The results of the residual analysis show that the aeolian desertification was not significantly affected by human activities for 59.1% of the land area in the study region. This means that the dynamic of aeolian desertification in most areas was affected by climate. Statistical data (
Figure 16,
Figure 17 and
Figure 18) from Zhenglan Banner meteorological station in the past 20 years show that the annual precipitation and average temperature present an upward trend. The warm and humid climate was beneficial to the reversal of aeolian desertification [
46]. Although the average annual wind speed increased significantly from 2005 to 2011, it showed a downward trend over the entire 20 years, which reduces wind erosion.
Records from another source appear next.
constexpr bool ARH_BLK = ARH_BLOCK_ASM && ARX_ABL != 2;
constexpr bool ARH_GAPS = ARH_SPLIT_GAPS && ARH_BLK && ARH_EPI_PINNED && ARX_ABL != 6;
struct ArhHL {
  unsigned h0, h1, h2, h3, l0, l1, l2, l3;
};
#define ARH_GH(OP, H, V) "\n\tv_fma_mix" OP "_f16 %[" H "], %[" V "], %[s], %[nz]"
#define ARH_GL(OP, SEL, L, H, V) "\n\tv_fma_mix" OP "_f16 %[" L "], %[" V "], %[s], -%[" H "] op_sel:[0,0," SEL "] op_sel_hi:[0,0,1]"
#define ARH_G0 ARH_GH("lo", "h0", "v0")
#define ARH_G1 ARH_GH("lo", "h1", "v2")
#define ARH_G2 ARH_GH("lo", "h2", "v4")
#define ARH_G3 ARH_GH("lo", "h3", "v6")
#define ARH_G4 ARH_GH("hi", "h0", "v1")
#define ARH_G5 ARH_GH("hi", "h1", "v3")
#define ARH_G6 ARH_GH("hi", "h2", "v5")
#define ARH_G7 ARH_GH("hi", "h3", "v7")
#define ARH_G8 ARH_GL("lo", "0", "l0", "h0", "v0")
#define ARH_G9 ARH_GL("lo", "0", "l1", "h1", "v2")
#define ARH_G10 ARH_GL("lo", "0", "l2", "h2", "v4")
#define ARH_G11 ARH_GL("lo", "0", "l3", "h3", "v6")
#define ARH_G12 ARH_GL("hi", "1", "l0", "h0", "v1")
#define ARH_G13 ARH_GL("hi", "1", "l1", "h1", "v3")
#define ARH_G14 ARH_GL("hi", "1", "l2", "h2", "v5")
#define ARH_G15 ARH_GL("hi", "1", "l3", "h3", "v7")
#define ARH_G_OUT0
#define ARH_G_IN0
#define ARH_G_SC [s] "v"(s), [nz] "s"(nz)
#define ARH_G_OUT1 , [h0] "=&v"(x.h0), [l0] "=&v"(x.l0)
#define ARH_G_IN1 , [v0] "v"(lo[0]), [v1] "v"(lo[1]), ARH_G_SC
#define ARH_G_OUT2 , [l0] "+v"(x.l0), [h1] "=&v"(x.h1)
#define ARH_G_IN2 , [v1] "v"(lo[1]), [h0] "v"(x.h0), [v2] "v"(lo[2]), [v3] "v"(lo[3]), ARH_G_SC
#define ARH_G_OUT3 , [l1] "=&v"(x.l1), [h2] "=&v"(x.h2)
#define ARH_G_IN3 , [v2] "v"(lo[2]), [v3] "v"(lo[3]), [h1] "v"(x.h1), [v4] "v"(hi[0]), ARH_G_SC
#define ARH_G_OUT4 , [h2] "+v"(x.h2), [l2] "=&v"(x.l2)
#define ARH_G_IN4 , [v5] "v"(hi[1]), [v4] "v"(hi[0]), ARH_G_SC
#define ARH_G_OUT5 , [h3] "=&v"(x.h3), [l3] "=&v"(x.l3)
#define ARH_G_IN5 , [v6] "v"(hi[2]), [v7] "v"(hi[3]), ARH_G_SC
#define ARH_G_OUT6 , [l3] "+v"(x.l3)
#define ARH_G_IN6 , [v7] "v"(hi[3]), [h3] "v"(x.h3), [s] "v"(s)
#define ARH_T_OUT2 [l0] "+v"(x.l0), [h1] "=&v"(x.h1), [l1] "=&v"(x.l1), [h2] "=&v"(x.h2), [l2] "=&v"(x.l2), [h3] "=&v"(x.h3), [l3] "=&v"(x.l3)
#define ARH_T_IN2 [v1] "v"(lo[1]), [v2] "v"(lo[2]), [v3] "v"(lo[3]), [v4] "v"(hi[0]), [v5] "v"(hi[1]), [v6] "v"(hi[2]), [v7] "v"(hi[3]), [h0] "v"(x.h0), ARH_G_SC
#define ARH_T_OUT3 [l1] "=&v"(x.l1), [h2] "=&v"(x.h2), [l2] "=&v"(x.l2), [h3] "=&v"(x.h3), [l3] "=&v"(x.l3)
#define ARH_T_IN3 [v2] "v"(lo[2]), [v3] "v"(lo[3]), [v4] "v"(hi[0]), [v5] "v"(hi[1]), [v6] "v"(hi[2]), [v7] "v"(hi[3]), [h1] "v"(x.h1), ARH_G_SC
#define ARH_T_OUT4 [h2] "+v"(x.h2), [l2] "=&v"(x.l2), [h3] "=&v"(x.h3), [l3] "=&v"(x.l3)
#define ARH_T_IN4 [v4] "v"(hi[0]), [v5] "v"(hi[1]), [v6] "v"(hi[2]), [v7] "v"(hi[3]), ARH_G_SC
#define ARH_T_OUT5 [h3] "=&v"(x.h3), [l3] "=&v"(x.l3)
#define ARH_T_IN5 [v6] "v"(hi[2]), [v7] "v"(hi[3]), ARH_G_SC
#define ARH_T_OUT6 [l3] "+v"(x.l3)
#define ARH_T_IN6 [v7] "v"(hi[3]), [h3] "v"(x.h3), [s] "v"(s)
#define ARH_BLK_ASM(C0, COUT, POST, BSOUT, G1, G2, G3, G)                                                   \
  asm volatile("v_mfma_f32_16x16x32_f16 %[c], %[al], %[bh], " C0 G1 "\n\t"                                  \
               "v_mfma_f32_16x16x32_f16 %[c], %[ah], %[bl], %[c]" G2 "\n\t"                                 \
               "v_mfma_f32_16x16x32_f16 %[c], %[ah], %[bh], %[c]" G3 POST                                   \
               : [c] COUT(c) ARH_BLK_BS##BSOUT ARH_G_OUT##G                                                 \
               : [ah] "v"(a[0]), [al] "v"(a[1]), [bh] "v"(b.h), [bl] "v"(b.l) ARH_G_IN##G)
#define ARH_BLK_BS0
#define ARH_BLK_BS1 , "+v"(bs)
#define ARH_BLK_FORM(G1, G2, G3, G)                                                               \
  if constexpr (FIRST && TILE) ARH_BLK_ASM("0", "=&v", "\n\ts_nop 11", 1, G1, G2, G3, G);          \
  else if constexpr (FIRST) ARH_BLK_ASM("0", "=&v", "", 0, G1, G2, G3, G);                         \
  else if constexpr (TILE) ARH_BLK_ASM("%[c]", "+v", "\n\ts_nop 11", 1, G1, G2, G3, G);            \
  else ARH_BLK_ASM("%[c]", "+v", "", 0, G1, G2, G3, G)
template <int N, bool FIRST, bool PAD, bool TILE> __device__ __forceinline__ void arh_wait_block(f32x4 (&a)[2], const ArhB& b, f32x4& c, f32x4& bs) {
  static_assert(N >= 0 && N < 16, "lgkmcnt is a four-bit field");
  if constexpr (PAD) asm volatile("s_nop 0");
  __builtin_amdgcn_s_waitcnt(0xC07F | (N << 8));
  if (ARX_FENCE) __builtin_amdgcn_sched_barrier(0);
  ARH_BLK_FORM("", "", "", 0);
  if (ARX_FENCE) __builtin_amdgcn_sched_barrier(0);
}
template <int N, bool FIRST, bool PAD, bool TILE, int GF>
__device__ __forceinline__ void arh_wait_block(f32x4 (&a)[2], const ArhB& b, f32x4& c, f32x4& bs, ArhHL& x, const f32x4& lo, const f32x4& hi, float s) {
  static_assert(N >= 0 && N < 16 && GF >= 1 && GF <= 6, "lgkmcnt is a four-bit field; six forms");
  const float nz = -0.f;
  if constexpr (PAD) asm volatile("s_nop 0");
  __builtin_amdgcn_s_waitcnt(0xC07F | (N << 8));
  if (ARX_FENCE) __builtin_amdgcn_sched_barrier(0);
  if constexpr (GF == 1) { ARH_BLK_FORM(ARH_G0, ARH_G4, ARH_G8, 1); }
  else if constexpr (GF == 2) { ARH_BLK_FORM(ARH_G12, ARH_G1, ARH_G5, 2); }
  else if constexpr (GF == 3) { ARH_BLK_FORM(ARH_G9, ARH_G13, ARH_G2, 3); }
  else if constexpr (GF == 4) { ARH_BLK_FORM(ARH_G6, ARH_G10, ARH_G14, 4); }
  else if constexpr (GF == 5) { ARH_BLK_FORM(ARH_G3, ARH_G7, ARH_G11, 5); }
  else { ARH_BLK_FORM(ARH_G15, "", "", 6); }
  if (ARX_FENCE) __builtin_amdgcn_sched_barrier(0);
}
template <int F> __device__ __forceinline__ void arh_split_tail(ArhHL& x, const f32x4& lo, const f32x4& hi, float s) {
  static_assert(F >= 2 && F <= 6, "six forms");
  const float nz = -0.f;
#define ARH_T6 ARH_G15
#define ARH_T5 ARH_G3 ARH_G7 ARH_G11 ARH_T6
#define ARH_T4 ARH_G6 ARH_G10 ARH_G14 ARH_T5
#define ARH_T3 ARH_G9 ARH_G13 ARH_G2 ARH_T4
#define ARH_T2 ARH_G12 ARH_G1 ARH_G5 ARH_T3
#define ARH_TAIL_ASM(T, F) asm("; the rest of a split" T : ARH_T_OUT##F : ARH_T_IN##F)
  if constexpr (F == 2) ARH_TAIL_ASM(ARH_T2, 2);
  else if constexpr (F == 3) ARH_TAIL_ASM(ARH_T3, 3);
  else if constexpr (F == 4) ARH_TAIL_ASM(ARH_T4, 4);
  else if constexpr (F == 5) ARH_TAIL_ASM(ARH_T5, 5);
  else ARH_TAIL_ASM(ARH_T6, 6);
#undef ARH_TAIL_ASM
#undef ARH_T2
#undef ARH_T3
#undef ARH_T4
#undef ARH_T5
#undef ARH_T6
}
__device__ __forceinline__ void arh_split_done(const ArhHL& x, ArhB& b) {
  b.h = __builtin_bit_cast(f16x8, arh_u32x4{x.h0, x.h1, x.h2, x.h3}); b.l = __builtin_bit_cast(f16x8, arh_u32x4{x.l0, x.l1, x.l2, x.l3});
  asm volatile("" : "+v"(b.h), "+v"(b.l));
}
#undef ARH_BLK_FORM
#undef ARH_BLK_ASM
#undef ARH_BLK_BS0
#undef ARH_BLK_BS1
#undef ARH_G_OUT0
#undef ARH_G_IN0
#undef ARH_G_OUT1
#undef ARH_G_IN1
#undef ARH_G_OUT2
#undef ARH_G_IN2
#undef ARH_G_OUT3
#undef ARH_G_IN3
#undef ARH_G_OUT4
#undef ARH_G_IN4
#undef ARH_G_OUT5
#undef ARH_G_IN5
#undef ARH_G_OUT6
#undef ARH_G_IN6
#undef ARH_G_SC
#undef ARH_T_OUT2
#undef ARH_T_IN2
#undef ARH_T_OUT3
#undef ARH_T_IN3
#undef ARH_T_OUT4
#undef ARH_T_IN4
#undef ARH_T_OUT5
#undef ARH_T_IN5
#undef ARH_T_OUT6
#undef ARH_T_IN6
#undef ARH_GH
#undef ARH_GL
#undef ARH_G0
#undef ARH_G1
#undef ARH_G2
#undef ARH_G3
#undef ARH_G4
#undef ARH_G5
#undef ARH_G6
#undef ARH_G7
#undef ARH_G8
#undef ARH_G9
#undef ARH_G10
#undef ARH_G11
#undef ARH_G12
#undef ARH_G13
#undef ARH_G14
#undef ARH_G15
template <int NT> __device__ __forceinline__ void arh_acc_ready(f32x4 (&acc)[NT]) {
  asm volatile("s_nop 11" : "+v"(acc[NT - 1]));
#pragma unroll
  for (int t = 0; t + 1 < NT; ++t) arh_touch(acc[t]);
}

__device__ __forceinline__ void arh_relu_max(f32x4& o, float (&pm)[4], int t) {
#pragma unroll
  for (int r = 0; r < 4; r += 2)
    asm("v_max_f32 %0, 0, %0\n\tv_max_f32 %1, 0, %1\n\tv_max3_f32 %2, %2, %0, %1" : "+v"(o[r]), "+v"(o[r + 1]), "+v"(pm[(2 * t + r / 2) % 4]));
}
__device__ __forceinline__ float arh_join_max(const float (&pm)[4]) {
  float amax;
  asm("v_max_f32 %0, %1, %2\n\tv_max3_f32 %0, %0, %3, %4" : "=&v"(amax) : "v"(pm[0]), "v"(pm[1]), "v"(pm[2]), "v"(pm[3]));
  return amax;
}

template <int WAVES, int CH, int NR> struct ArhRing : ArRingS<WAVES, CH, NR> {
  typedef ArRingS<WAVES, CH, NR> B;
  template <int XV> __device__ __forceinline__ void advance_x() {
    asm volatile("s_waitcnt vmcnt(%0) lgkmcnt(0)" ::"n"((NR - 2) * B::PER + XV) : "memory");
    if (ARX_ABL != 4) __builtin_amdgcn_s_barrier();
    asm volatile("" ::: "memory");
    this->issue();
    this->slot = (this->slot + 1 == NR) ? 0 : this->slot + 1;
    this->cur_off = this->lds_off + (unsigned)(this->slot * CH * AR_TF * 4 + this->lane * 16);
  }
  template <int S, int XV = 0> __device__ __forceinline__ f32x4 read() {
    if constexpr (XV != 0 && S % CH == 0) {
      advance_x<XV>();
      f32x4 v;
      if (ARX_ABL == 5) {
        asm volatile("v_mov_b32 %0, %1" : "=v"(v[0]) : "v"(this->cur_off));
        v[1] = v[2] = v[3] = v[0];
        return v;
      }
      asm volatile("ds_read_b128 %0, %1 offset:%2" : "=v"(v) : "v"(this->cur_off), "n"((S % CH) * AR_TF * 4));
      return v;
    } else {
      return B::template read<S>();
    }
  }
};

Thus, we believe that climate is the most important factor in the change of aeolian desertification in the study area, which is consistent with recent relevant studies. For example, Yang et al. [
47] considered the meteorological factor in Hunshandake Sandy Land was the key factor that affects aeolian desertification, while human activities may be the most important factor in other sandy lands throughout China. The increase in ADL area in 2010 may be related to the arid climate in 2009. The total precipitation in 2009 was the lowest in 20 years. At the same time, the annual average wind speed also reached the maximum in 2009 and 2010.
Human activities also had an important impact on aeolian desertification in the study area. The proportion of the total land area with significant positive effects from human activities was 20.0%, most of which was in the SeDL. This indicates that since 2000, sand control measures, such as aerial seeding and grazing prohibition, have played an important role in promoting the reversal of SeDL. However, 21.0% of the area was still affected by the significant negative effects of human activities, which indicates that there are still large areas of damaging land-use practices in the study area. It is still necessary to reduce unreasonable human activities in the future and adjust resource utilization to maintain the restoration of ecological environment and further reduce the ADL area.
5. Conclusions
This paper took the Zhenglan Banner as the research area and explored the processes and driving forces of aeolian desertification from 2000 to 2019. The main conclusions are as follows:
(1) UAVs can quickly provide the MSR. In this paper, the UAV images were divided into mobile sandy land and non-mobile sandy land with an accuracy that reached 97.6%. The classification results were used for resampling in GEE, and a total of 2428 UAV-MSR samples corresponding to the Landsat pixels were obtained to verify the LSMM accuracy.
(2) The ADL area in the study area decreased over the past 20 years. The ADL area decreased from 5161.1 km2 in 2000 to 3179.7 km2 in 2019 but increased by 1365.4 km2 from 2004 to 2010.
(3) Over the past 20 years, the aeolian desertification of the study area showed a reversing trend. The area of SlDL, MDL, and SeDL decreased at annual rates of 0.4%, 2.7%, and 3.4%. In terms of spatial dynamic changes, the total proportion of reversed and significantly reversed lands from 2000 to 2019 reached 37%, and the total proportion of developed and seriously developed lands was only 5.4%.
(4) Climate change and human activities have jointly promoted the reversal of aeolian desertification in the study area, where climate factors played a major role. The results of residual analyses showed that aeolian desertification was positively affected by human activities over 20.0% of the land area, and 21.0% was affected by the negative effects of human activities.
In order to further control aeolian desertification in the study area, it is still necessary to reduce unreasonable human activities and increase project investment in SeDL areas.